Michael,
If it is six people shutting down the Normal Heights Node with P2P 
traffic, is this just a case of more monitoring of traffic? Should there 
be more network and system admin brought in to do monitoring of the 
traffic and ban people?

It seems like we have everything covered from a technical stand point 
but this seems to be a social engineering problem and enforcement of it.


Michael Mee wrote:
> Phil Karn wrote:
>> What do you do about this beyond making users agree to an acceptable use 
>> policy? Who owns the public IP addresses that they use? Has anybody ever 
>> been contacted by law enforcement about a Socalfreenet user, and were 
>> they reasonable or heavy handed about it? What about Speakeasy -- are 
>> they reasonable, or do they just cut you off?
> 
> A lot of great questions Phil. Below are the ones I can answer based on 
> actual experience:
> 
> We do have an acceptable use policy that people ostensibly agree to by 
> clicking through. It can be found at 
> http://socalfreenet.org/wirelesstou. We've never received legal advice 
> one about whether this actually helps. Some community wireless groups do 
> this, others don't bother. Note that there may be liabilities with 
> collecting more information and signups vs a completely hands off 
> approach. This topic comes up amongst groups who do have some legal 
> access, and the consensus seems to be that its never been tested in 
> court and noone really knows for sure. No such group has had a problem 
> that I'm aware of.
> 
> We've never been contacted by law enforcement (touch wood!).
> 
> We have been contacted by both Speakeasy and Cox (or perhaps Time 
> Warner?). Both have been very reasonable and worked with us to overcome 
> the problems they were seeing. In both cases they were concerned about 
> computers that were trojan infected. I've often thought that our traffic 
> loads would generate calls, but so far its always been specifically 
> about 'you have a computer that is virus infected and we need you to fix 
> it or we'll disconnect you until you do'. We respond by:
> 
> + adding a notice on the captive portal page asking people to check
> + adding a redirect to the captive portal to a page telling people how 
> to check their computer
> + where we could, we blocked the MAC of the offending computer
> + blocked port 25 in one case where it wasn't already by the ISP
> 
> The contact was never heavy handed. It was a tech person both times, 
> trying to get to a tech person on our side. They gave us at least 24 
> hours in both cases and we were able to resolve it to their satisfaction.
> 
> Random aside: we have blocked MAC addresses that we felt were abusing 
> the network.
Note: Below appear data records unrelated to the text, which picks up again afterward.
# neeharperi/FutureDet

Hardware: AMD Instinct MI355X
Metric: sweeps/sec end-to-end (300k pts, 10-sweep voxel) (higher is better)
Workload: dtype f32

## Files before the change

### futuredet_amd/csrc/fd_spconv_c32.hip

```cpp
#include "fd_spconv_chunk.h"

namespace {

namespace sk = fd::skeleton;
typedef float f32x16 __attribute__((ext_vector_type(16)));
typedef unsigned u32x4 __attribute__((ext_vector_type(4)));
constexpr int TM = 128, COUT = 32, TS = 4, WR = 1;
constexpr sk::Layout L = sk::layout(TM, COUT, TS, 32);
static_assert(((sk::kMaxTaps + TS - 1) / TS) * (TM / WR / 32) <= L.item_slot, "item list slot");

template <int CIN, int DEPTH>
__global__ void __launch_bounds__(256) spconv_f32_c32(const float *__restrict__ in, const float4 *__restrict__ wp, const float *__restrict__ bias,
                                                      const float *__restrict__ residual, int relu, const int *__restrict__ nbr, int64_t nbr_stride,
                                                      int K, int n_out, const int *__restrict__ n_out_dev, float *__restrict__ out, unsigned in_bytes,
                                                      const int *__restrict__ ranges, int rows_per_range) {
    constexpr int NCH = CIN / 8;
    constexpr int kPad = sk::pad_entry(TM);
    extern __shared__ __attribute__((aligned(16))) unsigned char smem[];
    int *s_list = reinterpret_cast<int *>(smem + L.list);
    unsigned short *s_items = reinterpret_cast<unsigned short *>(smem + L.items);
    unsigned char *s_cnt = smem + L.cnt;
    int *s_pad = reinterpret_cast<int *>(smem + L.pad);
    float *s_acc = reinterpret_cast<float *>(smem + L.acc);

    const int tid = threadIdx.x, lane = tid & 63, wave = __builtin_amdgcn_readfirstlane(tid >> 6);
    int r_begin, r_end, n_chunks, chunk_rows;
    sk::resolve_range(n_out, n_out_dev, ranges, rows_per_range, r_begin, r_end);
    if (r_begin >= r_end) return;
    sk::cut_chunks<TM>(r_begin, r_end, n_chunks, chunk_rows);
    int pre[sk::kSliceRegs<TM>];
    sk::fetch_slice<TM>(pre, nbr, nbr_stride, K, r_begin);

    const int ln = lane & 31, lh = lane >> 5;
    const int ts = wave, wr = 0;
    unsigned char *acc_bytes = reinterpret_cast<unsigned char *>(s_acc + ts * L.acc_copy);
    const __amdgpu_buffer_rsrc_t rsrc = __builtin_amdgcn_make_buffer_rsrc(const_cast<float *>(in), 0, (int)in_bytes, 0x00020000);
    unsigned short *items = s_items + wave * L.item_slot;

    for (int chunk = 0; chunk < n_chunks; ++chunk) {
        int row0, n_rows;
        if (!sk::chunk_span(r_begin, r_end, chunk_rows, chunk, row0, n_rows)) break;
        sk::stage_chunk<TM, COUT, TS, 32>(pre, s_list, s_pad, s_acc, bias, residual, K, row0, n_rows);
        __syncthreads();
        sk::compact_taps<TM, WR>(s_list, s_cnt, K);
        __syncthreads();
        if (chunk + 1 < n_chunks) sk::fetch_slice<TM>(pre, nbr, nbr_stride, K, row0 + chunk_rows);
        const int n_items = sk::build_items<TS, 32>(s_cnt, items, K, ts, wr);

        int k_r[DEPTH], row_r[DEPTH];
        u32x4 a_r[DEPTH][NCH];
        auto stage_a0 = [&](int it) -> int { return sk::stage_a0(items, n_items, it); };
        auto stage_a1 = [&](int it, int code_v, int &kk, int &e) { sk::stage_a1<TM, WR, 32>(s_list, s_pad, n_items, wr, ln, it, code_v, kk, e); };
        auto gather_offset = [&](int e) -> unsigned { return sk::entry_row_bytes<CIN>(e) + (unsigned)(lh * 16); };
        auto gather_step = [&](unsigned voff, int c) { return __builtin_amdgcn_raw_buffer_load_b128(rsrc, voff + c * 32, 0, 0); };
        float4 b[NCH];
        auto load_b = [&](int k) {
            const float4 *wk = wp + (int64_t)k * NCH * 64 + lane;
#pragma unroll
            for (int c = 0; c < NCH; ++c) b[c] = wk[c * 64];
        };
        int k_s, e_s, code_s;
#pragma unroll
        for (int d = 0; d < DEPTH - 1; ++d) {
            stage_a1(d, stage_a0(d), k_s, e_s);
            const unsigned vo = gather_offset(e_s);
#pragma unroll
            for (int c = 0; c < NCH; ++c) a_r[d][c] = gather_step(vo, c);
            k_r[d] = k_s;
            row_r[d] = e_s;
        }
        k_r[DEPTH - 1] = -1;
        row_r[DEPTH - 1] = kPad;
        stage_a1(DEPTH - 1, stage_a0(DEPTH - 1), k_s, e_s);
        code_s = stage_a0(DEPTH);
        if (n_items > 0) load_b(k_r[0]);

        for (int i0 = 0; i0 < n_items; i0 += DEPTH) {
#pragma unroll
            for (int d = 0; d < DEPTH; ++d) {
                const unsigned arow = sk::entry_local_row(row_r[d]);
                unsigned aoff[4];
#pragma unroll
                for (int q = 0; q < 4; ++q) aoff[q] = sk::acc_slot_bytes<COUT>(arow, (unsigned)(2 * q + lh));
                f32x16 acc;
#pragma unroll
                for (int q = 0; q < 4; ++q) {
                    const float4 v = *reinterpret_cast<const float4 *>(acc_bytes + aoff[q]);
                    acc[4 * q + 0] = v.x; acc[4 * q + 1] = v.y; acc[4 * q + 2] = v.z; acc[4 * q + 3] = v.w;
                }
                const int dn = (d + DEPTH - 1) % DEPTH;
                {
                    const int it = i0 + d + DEPTH - 1;
                    const unsigned vo = gather_offset(e_s);
                    k_r[dn] = k_s;
                    row_r[dn] = e_s;
#pragma unroll
                    for (int c = 0; c < NCH; ++c) a_r[dn][c] = gather_step(vo, c);
                    stage_a1(it + 1, code_s, k_s, e_s);
                    code_s = stage_a0(it + 2);
                }
                const int knext = k_r[(d + 1) % DEPTH];
                const bool reload = knext >= 0 && knext != k_r[d];
                __builtin_amdgcn_sched_barrier(0);
#pragma unroll
                for (int c = 0; c < NCH; ++c) {
                    const float4 av = __builtin_bit_cast(float4, a_r[d][c]);
                    acc = __builtin_amdgcn_mfma_f32_32x32x2f32(b[c].x, av.x, acc, 0, 0, 0);
                    acc = __builtin_amdgcn_mfma_f32_32x32x2f32(b[c].y, av.y, acc, 0, 0, 0);
                    acc = __builtin_amdgcn_mfma_f32_32x32x2f32(b[c].z, av.z, acc, 0, 0, 0);
                    acc = __builtin_amdgcn_mfma_f32_32x32x2f32(b[c].w, av.w, acc, 0, 0, 0);
                    if (reload) b[c] = (wp + (int64_t)knext * NCH * 64 + lane)[c * 64];
                }
#pragma unroll
                for (int q = 0; q < 4; ++q)
                    *reinterpret_cast<float4 *>(acc_bytes + aoff[q]) = make_float4(acc[4 * q + 0], acc[4 * q + 1], acc[4 * q + 2], acc[4 * q + 3]);
                __builtin_amdgcn_sched_barrier(0);
            }
        }
        __syncthreads();
        sk::epilogue<TM, COUT, TS>(s_acc, bias, residual, relu, out, row0, n_rows);
        __syncthreads();
    }
}

template <int CIN, int DEPTH>
int launch_c32(const fd::SpconvCall &c) {
    const unsigned in_bytes = (unsigned)(c.n_in * CIN * 4);
    int n_ranges = c.n_ranges, rows_per = 0;
    if (!c.ranges) sk::equal_rows_split(c.n_out, TM, c.n_out_dev != nullptr, n_ranges, rows_per);
    static std::atomic<uint64_t> lds_set{0};
    if (!fd::ensure_dynamic_lds(reinterpret_cast<const void *>(spconv_f32_c32<CIN, DEPTH>), (size_t)L.bytes, lds_set)) return 0;
    const void *wp = (const char *)c.wpacked + fd::spconv_weight_layout(c).c32.offset;
    hipLaunchKernelGGL((spconv_f32_c32<CIN, DEPTH>), dim3((unsigned)n_ranges), dim3(256), (size_t)L.bytes, c.stream, (const float *)c.in, (const float4 *)wp,
                       c.bias, (const float *)c.residual, c.relu, c.nbr, c.nbr_stride, c.K, c.n_out, c.n_out_dev, (float *)c.out, in_bytes, c.ranges, rows_per);
    return 1;
}

}

namespace fd {
int spconv_f32_c32_dispatch(const SpconvCall &c) {
    if (c.cout != 32 || c.cin != 32) return 0;
    if (!sk::entries_fit(c.n_in, c.cin)) return 0;
    return launch_c32<32, 3>(c);
}
}
```

Measured before the change: 282.1.

## Keep per-wave tap weights resident in registers and cut pipeline depth

```diff
diff --git a/futuredet_amd/csrc/fd_spconv_c32.hip b/futuredet_amd/csrc/fd_spconv_c32.hip
--- a/futuredet_amd/csrc/fd_spconv_c32.hip
+++ b/futuredet_amd/csrc/fd_spconv_c32.hip
@@ -6,11 +6,12 @@
 typedef float f32x16 __attribute__((ext_vector_type(16)));
 typedef unsigned u32x4 __attribute__((ext_vector_type(4)));
 constexpr int TM = 128, COUT = 32, TS = 4, WR = 1;
+constexpr int NSET = (sk::kMaxTaps + TS - 1) / TS;
 constexpr sk::Layout L = sk::layout(TM, COUT, TS, 32);
 static_assert(((sk::kMaxTaps + TS - 1) / TS) * (TM / WR / 32) <= L.item_slot, "item list slot");
 
 template <int CIN, int DEPTH>
-__global__ void __launch_bounds__(256) spconv_f32_c32(const float *__restrict__ in, const float4 *__restrict__ wp, const float *__restrict__ bias,
+__global__ void __launch_bounds__(256) __attribute__((amdgpu_waves_per_eu(2, 2))) spconv_f32_c32(const float *__restrict__ in, const float4 *__restrict__ wp, const float *__restrict__ bias,
                                                       const float *__restrict__ residual, int relu, const int *__restrict__ nbr, int64_t nbr_stride,
                                                       int K, int n_out, const int *__restrict__ n_out_dev, float *__restrict__ out, unsigned in_bytes,
                                                       const int *__restrict__ ranges, int rows_per_range) {
@@ -28,11 +29,31 @@
     sk::resolve_range(n_out, n_out_dev, ranges, rows_per_range, r_begin, r_end);
     if (r_begin >= r_end) return;
     sk::cut_chunks<TM>(r_begin, r_end, n_chunks, chunk_rows);
-    int pre[sk::kSliceRegs<TM>];
-    sk::fetch_slice<TM>(pre, nbr, nbr_stride, K, r_begin);
-
     const int ln = lane & 31, lh = lane >> 5;
     const int ts = wave, wr = 0;
+    float4 w[NSET][NCH];
+#pragma unroll
+    for (int s = 0; s < NSET; ++s) {
+        const int k = ts + TS * s < K ? ts + TS * s : K - 1;
+        const float4 *wk = wp + (int64_t)k * NCH * 64 + lane;
+#pragma unroll
+        for (int c = 0; c < NCH; ++c) w[s][c] = wk[c * 64];
+    }
+    int pre[sk::kSliceRegs<TM>];
+    static_assert(256 % TM == 0 && 64 % (256 / TM) == 0, "a wave stays inside one tap");
+    auto fetch_slice = [&](int row0) {
+        int64_t o = (int64_t)row0 + tid % TM;
+        o = o < nbr_stride ? o : nbr_stride - 1;
+        const int *col = nbr + o;
+#pragma unroll
+        for (int i = 0; i < sk::kSliceRegs<TM>; ++i) {
+            int k = wave / (TM / 64) + i * (256 / TM);
+            k = k < K ? k : K - 1;
+            pre[i] = col[(int64_t)k * nbr_stride];
+        }
+    };
+    fetch_slice(r_begin);
+
     unsigned char *acc_bytes = reinterpret_cast<unsigned char *>(s_acc + ts * L.acc_copy);
     const __amdgpu_buffer_rsrc_t rsrc = __builtin_amdgcn_make_buffer_rsrc(const_cast<float *>(in), 0, (int)in_bytes, 0x00020000);
     unsigned short *items = s_items + wave * L.item_slot;
@@ -44,7 +65,7 @@
         __syncthreads();
         sk::compact_taps<TM, WR>(s_list, s_cnt, K);
         __syncthreads();
-        if (chunk + 1 < n_chunks) sk::fetch_slice<TM>(pre, nbr, nbr_stride, K, row0 + chunk_rows);
+        if (chunk + 1 < n_chunks) fetch_slice(row0 + chunk_rows);
         const int n_items = sk::build_items<TS, 32>(s_cnt, items, K, ts, wr);
 
         int k_r[DEPTH], row_r[DEPTH];
@@ -53,12 +74,6 @@
         auto stage_a1 = [&](int it, int code_v, int &kk, int &e) { sk::stage_a1<TM, WR, 32>(s_list, s_pad, n_items, wr, ln, it, code_v, kk, e); };
         auto gather_offset = [&](int e) -> unsigned { return sk::entry_row_bytes<CIN>(e) + (unsigned)(lh * 16); };
         auto gather_step = [&](unsigned voff, int c) { return __builtin_amdgcn_raw_buffer_load_b128(rsrc, voff + c * 32, 0, 0); };
-        float4 b[NCH];
-        auto load_b = [&](int k) {
-            const float4 *wk = wp + (int64_t)k * NCH * 64 + lane;
-#pragma unroll
-            for (int c = 0; c < NCH; ++c) b[c] = wk[c * 64];
-        };
         int k_s, e_s, code_s;
 #pragma unroll
         for (int d = 0; d < DEPTH - 1; ++d) {
@@ -68,12 +83,12 @@
             for (int c = 0; c < NCH; ++c) a_r[d][c] = gather_step(vo, c);
             k_r[d] = k_s;
             row_r[d] = e_s;
+            __builtin_amdgcn_sched_barrier(0);
         }
         k_r[DEPTH - 1] = -1;
         row_r[DEPTH - 1] = kPad;
         stage_a1(DEPTH - 1, stage_a0(DEPTH - 1), k_s, e_s);
         code_s = stage_a0(DEPTH);
-        if (n_items > 0) load_b(k_r[0]);
 
         for (int i0 = 0; i0 < n_items; i0 += DEPTH) {
 #pragma unroll
@@ -99,17 +114,20 @@
                     stage_a1(it + 1, code_s, k_s, e_s);
                     code_s = stage_a0(it + 2);
                 }
-                const int knext = k_r[(d + 1) % DEPTH];
-                const bool reload = knext >= 0 && knext != k_r[d];
                 __builtin_amdgcn_sched_barrier(0);
+                const int slot = k_r[d] >> 2;
+                static_assert(TS == 4 && NSET == 7, "tap -> weight set");
 #pragma unroll
-                for (int c = 0; c < NCH; ++c) {
-                    const float4 av = __builtin_bit_cast(float4, a_r[d][c]);
-                    acc = __builtin_amdgcn_mfma_f32_32x32x2f32(b[c].x, av.x, acc, 0, 0, 0);
-                    acc = __builtin_amdgcn_mfma_f32_32x32x2f32(b[c].y, av.y, acc, 0, 0, 0);
-                    acc = __builtin_amdgcn_mfma_f32_32x32x2f32(b[c].z, av.z, acc, 0, 0, 0);
-                    acc = __builtin_amdgcn_mfma_f32_32x32x2f32(b[c].w, av.w, acc, 0, 0, 0);
-                    if (reload) b[c] = (wp + (int64_t)knext * NCH * 64 + lane)[c * 64];
+                for (int s = 0; s < NSET; ++s) {
+                    if (slot != s) continue;
+#pragma unroll
+                    for (int c = 0; c < NCH; ++c) {
+                        const float4 av = __builtin_bit_cast(float4, a_r[d][c]);
+                        acc = __builtin_amdgcn_mfma_f32_32x32x2f32(w[s][c].x, av.x, acc, 0, 0, 0);
+                        acc = __builtin_amdgcn_mfma_f32_32x32x2f32(w[s][c].y, av.y, acc, 0, 0, 0);
+                        acc = __builtin_amdgcn_mfma_f32_32x32x2f32(w[s][c].z, av.z, acc, 0, 0, 0);
+                        acc = __builtin_amdgcn_mfma_f32_32x32x2f32(w[s][c].w, av.w, acc, 0, 0, 0);
+                    }
                 }
 #pragma unroll
                 for (int q = 0; q < 4; ++q)
@@ -142,6 +160,7 @@
 int spconv_f32_c32_dispatch(const SpconvCall &c) {
     if (c.cout != 32 || c.cin != 32) return 0;
     if (!sk::entries_fit(c.n_in, c.cin)) return 0;
-    return launch_c32<32, 3>(c);
+    if (fd::tuning(fd::kTuneSpconvC32) == 3) return launch_c32<32, 3>(c);
+    return launch_c32<32, 2>(c);
 }
 }
```

Result: no change. 282.3, median of 2 (+0.1%).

Meraki makes this particularly easy, and the user gets a 
> captive portal page with a custom message explaining why they are 
> blocked and what they can do about getting unblocked.
> 
> Note that in no case does SCFN own any feeds (except the one on my 
> street that I run). They're owned by the landlords who pay the monthly 
> bill who are fully informed about what we're doing. We've asked them 
> specifically about this issue and they're usually far less concerned 
> than we are. Apparently they already live with concerns that any tenant 
> can trip over a crack in the sidewalk outside their building and sue 
> them and this is just another event their insurance will protect them from.
> 
> That said, I know that I and some of the other key people in SCFN feel 
> much better that we're now under the wing of the San Diego Computer 
> Society which has its own liability policy and exists as a legal entity 
> in its own right.
> 
> hope this helps!  There's lots more I could write, so please feel free 
> to respond if you have specific questions.
> 
> cheers, michael


-- 
--
Jason Murphy
[EMAIL PROTECTED]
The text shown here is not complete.